**Problem description:** Among the entries below, find each line holding "lines" and return it.
============================================================
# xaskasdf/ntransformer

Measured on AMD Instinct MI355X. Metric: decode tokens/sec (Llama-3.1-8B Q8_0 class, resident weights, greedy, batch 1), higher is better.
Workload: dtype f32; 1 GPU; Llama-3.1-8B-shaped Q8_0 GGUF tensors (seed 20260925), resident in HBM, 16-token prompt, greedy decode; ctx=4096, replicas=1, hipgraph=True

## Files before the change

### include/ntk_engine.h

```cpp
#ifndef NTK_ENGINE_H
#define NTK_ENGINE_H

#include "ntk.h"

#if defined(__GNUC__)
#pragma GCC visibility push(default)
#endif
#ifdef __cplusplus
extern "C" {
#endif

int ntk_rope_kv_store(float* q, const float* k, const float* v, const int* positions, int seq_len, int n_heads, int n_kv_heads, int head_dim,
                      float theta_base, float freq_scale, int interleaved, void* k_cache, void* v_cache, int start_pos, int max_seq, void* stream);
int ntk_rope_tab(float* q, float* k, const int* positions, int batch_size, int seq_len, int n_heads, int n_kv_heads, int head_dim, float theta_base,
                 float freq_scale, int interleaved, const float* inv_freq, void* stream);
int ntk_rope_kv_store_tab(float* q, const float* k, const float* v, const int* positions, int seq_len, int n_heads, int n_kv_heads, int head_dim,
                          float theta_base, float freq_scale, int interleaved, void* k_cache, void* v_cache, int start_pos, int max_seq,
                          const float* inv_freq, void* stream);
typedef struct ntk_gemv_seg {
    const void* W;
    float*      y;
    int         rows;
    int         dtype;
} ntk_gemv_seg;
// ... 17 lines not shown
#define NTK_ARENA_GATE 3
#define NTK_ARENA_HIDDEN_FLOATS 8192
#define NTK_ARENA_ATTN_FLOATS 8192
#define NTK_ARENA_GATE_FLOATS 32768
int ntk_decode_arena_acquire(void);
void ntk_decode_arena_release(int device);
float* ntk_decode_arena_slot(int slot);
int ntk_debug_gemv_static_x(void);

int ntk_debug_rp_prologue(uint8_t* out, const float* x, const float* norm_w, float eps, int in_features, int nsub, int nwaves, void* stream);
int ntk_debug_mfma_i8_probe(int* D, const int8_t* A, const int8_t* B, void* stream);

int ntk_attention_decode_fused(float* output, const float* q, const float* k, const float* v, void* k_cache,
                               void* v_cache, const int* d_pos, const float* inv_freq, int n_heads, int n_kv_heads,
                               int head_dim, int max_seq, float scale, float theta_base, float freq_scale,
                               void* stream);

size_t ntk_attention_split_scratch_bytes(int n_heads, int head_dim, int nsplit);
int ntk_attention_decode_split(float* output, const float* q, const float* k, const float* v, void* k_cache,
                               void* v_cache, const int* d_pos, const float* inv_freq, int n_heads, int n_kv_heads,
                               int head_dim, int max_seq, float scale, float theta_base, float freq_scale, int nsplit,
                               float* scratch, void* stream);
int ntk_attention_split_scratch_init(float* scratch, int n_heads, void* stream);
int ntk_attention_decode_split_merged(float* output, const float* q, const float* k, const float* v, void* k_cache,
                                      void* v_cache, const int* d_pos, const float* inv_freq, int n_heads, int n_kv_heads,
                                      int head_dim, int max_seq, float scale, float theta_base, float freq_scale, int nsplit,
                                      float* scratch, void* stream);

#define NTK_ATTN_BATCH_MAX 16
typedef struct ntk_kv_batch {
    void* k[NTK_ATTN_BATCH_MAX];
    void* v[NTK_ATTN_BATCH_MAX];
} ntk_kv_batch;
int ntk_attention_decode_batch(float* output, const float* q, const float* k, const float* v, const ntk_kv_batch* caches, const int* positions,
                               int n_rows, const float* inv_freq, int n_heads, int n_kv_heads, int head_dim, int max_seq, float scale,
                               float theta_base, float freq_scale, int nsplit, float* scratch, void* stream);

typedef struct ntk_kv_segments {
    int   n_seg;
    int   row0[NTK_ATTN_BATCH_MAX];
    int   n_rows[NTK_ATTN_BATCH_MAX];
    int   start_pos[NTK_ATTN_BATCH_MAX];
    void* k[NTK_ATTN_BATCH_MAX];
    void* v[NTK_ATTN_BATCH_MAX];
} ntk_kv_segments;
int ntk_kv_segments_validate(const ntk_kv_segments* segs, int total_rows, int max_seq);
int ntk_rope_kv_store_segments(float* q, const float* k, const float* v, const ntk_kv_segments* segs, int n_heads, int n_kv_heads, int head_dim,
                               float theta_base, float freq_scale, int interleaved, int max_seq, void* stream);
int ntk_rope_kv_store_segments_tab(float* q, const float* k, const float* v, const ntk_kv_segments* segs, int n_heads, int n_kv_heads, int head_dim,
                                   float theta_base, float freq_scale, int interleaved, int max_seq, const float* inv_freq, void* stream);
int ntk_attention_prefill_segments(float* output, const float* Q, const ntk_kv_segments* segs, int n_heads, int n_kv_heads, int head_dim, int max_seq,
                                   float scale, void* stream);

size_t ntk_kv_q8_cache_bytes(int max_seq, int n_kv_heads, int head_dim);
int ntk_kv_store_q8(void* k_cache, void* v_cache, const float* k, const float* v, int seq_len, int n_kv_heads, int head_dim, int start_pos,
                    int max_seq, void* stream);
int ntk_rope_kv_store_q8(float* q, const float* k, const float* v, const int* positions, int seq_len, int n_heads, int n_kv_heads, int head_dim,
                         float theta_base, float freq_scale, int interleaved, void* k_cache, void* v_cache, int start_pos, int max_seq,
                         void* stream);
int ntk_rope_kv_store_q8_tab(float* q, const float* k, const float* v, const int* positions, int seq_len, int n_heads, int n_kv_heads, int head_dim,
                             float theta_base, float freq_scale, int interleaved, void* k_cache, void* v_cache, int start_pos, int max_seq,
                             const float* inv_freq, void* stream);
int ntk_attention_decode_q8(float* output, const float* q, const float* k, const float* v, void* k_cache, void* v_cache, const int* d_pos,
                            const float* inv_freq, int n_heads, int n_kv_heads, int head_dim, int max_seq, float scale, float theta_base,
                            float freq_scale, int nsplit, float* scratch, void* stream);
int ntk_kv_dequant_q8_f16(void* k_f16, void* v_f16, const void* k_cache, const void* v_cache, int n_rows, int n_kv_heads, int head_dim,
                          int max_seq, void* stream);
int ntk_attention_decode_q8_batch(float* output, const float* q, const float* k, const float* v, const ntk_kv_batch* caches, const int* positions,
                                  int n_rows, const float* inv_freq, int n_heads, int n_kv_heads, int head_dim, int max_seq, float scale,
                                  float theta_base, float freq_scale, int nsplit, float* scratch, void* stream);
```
============================================================
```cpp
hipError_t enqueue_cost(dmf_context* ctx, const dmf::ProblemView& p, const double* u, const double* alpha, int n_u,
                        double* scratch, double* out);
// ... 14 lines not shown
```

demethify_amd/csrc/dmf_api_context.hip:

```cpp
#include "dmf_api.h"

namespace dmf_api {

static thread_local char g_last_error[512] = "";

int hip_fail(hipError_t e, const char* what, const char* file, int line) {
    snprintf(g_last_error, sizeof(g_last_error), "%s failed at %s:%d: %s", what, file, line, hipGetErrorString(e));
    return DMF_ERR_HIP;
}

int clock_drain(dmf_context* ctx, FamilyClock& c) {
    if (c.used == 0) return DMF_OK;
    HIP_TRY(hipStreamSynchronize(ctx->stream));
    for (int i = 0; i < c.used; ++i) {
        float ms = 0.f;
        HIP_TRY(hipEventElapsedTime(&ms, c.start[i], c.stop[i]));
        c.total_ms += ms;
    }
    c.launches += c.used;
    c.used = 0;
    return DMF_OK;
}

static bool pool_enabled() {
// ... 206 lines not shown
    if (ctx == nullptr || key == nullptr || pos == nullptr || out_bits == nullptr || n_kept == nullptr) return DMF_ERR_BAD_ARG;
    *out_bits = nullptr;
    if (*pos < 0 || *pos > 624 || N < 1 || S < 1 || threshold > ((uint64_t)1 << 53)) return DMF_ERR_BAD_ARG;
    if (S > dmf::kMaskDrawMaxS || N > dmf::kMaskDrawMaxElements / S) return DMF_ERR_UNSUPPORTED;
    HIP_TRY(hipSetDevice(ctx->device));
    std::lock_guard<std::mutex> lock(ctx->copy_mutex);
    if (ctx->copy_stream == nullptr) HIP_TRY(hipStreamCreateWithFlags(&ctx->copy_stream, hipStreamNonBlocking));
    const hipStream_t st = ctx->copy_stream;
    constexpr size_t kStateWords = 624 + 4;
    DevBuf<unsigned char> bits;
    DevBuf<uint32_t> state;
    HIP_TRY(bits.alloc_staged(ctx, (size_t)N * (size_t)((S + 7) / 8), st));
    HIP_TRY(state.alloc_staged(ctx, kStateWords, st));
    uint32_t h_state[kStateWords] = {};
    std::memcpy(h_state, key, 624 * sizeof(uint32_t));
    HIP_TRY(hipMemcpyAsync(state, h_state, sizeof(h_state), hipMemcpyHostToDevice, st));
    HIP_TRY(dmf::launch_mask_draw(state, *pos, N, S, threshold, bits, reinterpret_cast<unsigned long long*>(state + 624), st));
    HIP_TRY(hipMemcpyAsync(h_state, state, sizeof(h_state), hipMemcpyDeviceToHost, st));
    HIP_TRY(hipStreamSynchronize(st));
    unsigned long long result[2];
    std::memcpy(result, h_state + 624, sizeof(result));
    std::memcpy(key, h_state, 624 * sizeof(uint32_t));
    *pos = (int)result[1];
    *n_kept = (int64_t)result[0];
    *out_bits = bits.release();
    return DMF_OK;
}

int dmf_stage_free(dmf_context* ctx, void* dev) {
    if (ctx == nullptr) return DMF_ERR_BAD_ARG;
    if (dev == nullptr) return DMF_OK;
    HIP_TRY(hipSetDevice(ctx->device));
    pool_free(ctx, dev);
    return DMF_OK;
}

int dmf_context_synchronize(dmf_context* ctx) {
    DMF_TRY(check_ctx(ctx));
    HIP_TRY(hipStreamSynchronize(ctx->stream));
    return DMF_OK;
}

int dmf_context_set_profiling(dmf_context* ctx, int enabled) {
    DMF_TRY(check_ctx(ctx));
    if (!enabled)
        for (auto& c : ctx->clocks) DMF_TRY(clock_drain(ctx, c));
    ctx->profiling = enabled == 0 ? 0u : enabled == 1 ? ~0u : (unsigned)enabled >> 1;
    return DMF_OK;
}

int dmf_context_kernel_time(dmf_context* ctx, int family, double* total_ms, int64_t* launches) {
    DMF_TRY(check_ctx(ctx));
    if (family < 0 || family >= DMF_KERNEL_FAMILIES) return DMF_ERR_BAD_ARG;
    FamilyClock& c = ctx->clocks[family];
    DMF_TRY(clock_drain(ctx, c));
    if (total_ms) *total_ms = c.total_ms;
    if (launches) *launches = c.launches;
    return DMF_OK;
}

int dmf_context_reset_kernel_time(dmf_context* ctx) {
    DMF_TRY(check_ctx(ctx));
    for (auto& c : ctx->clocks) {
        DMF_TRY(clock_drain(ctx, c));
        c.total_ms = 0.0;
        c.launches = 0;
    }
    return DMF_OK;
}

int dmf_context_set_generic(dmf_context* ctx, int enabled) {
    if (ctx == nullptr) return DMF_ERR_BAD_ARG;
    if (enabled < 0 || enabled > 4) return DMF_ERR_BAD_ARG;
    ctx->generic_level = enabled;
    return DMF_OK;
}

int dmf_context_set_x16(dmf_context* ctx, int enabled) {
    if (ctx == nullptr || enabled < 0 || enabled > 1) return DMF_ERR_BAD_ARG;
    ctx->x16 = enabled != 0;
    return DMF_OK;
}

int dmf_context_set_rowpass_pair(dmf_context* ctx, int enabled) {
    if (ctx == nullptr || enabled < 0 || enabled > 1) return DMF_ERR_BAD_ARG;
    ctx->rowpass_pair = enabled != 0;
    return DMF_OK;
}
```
============================================================
**Output of the task:**
// ... 17 lines not shown
// ... 14 lines not shown
// ... 206 lines not shown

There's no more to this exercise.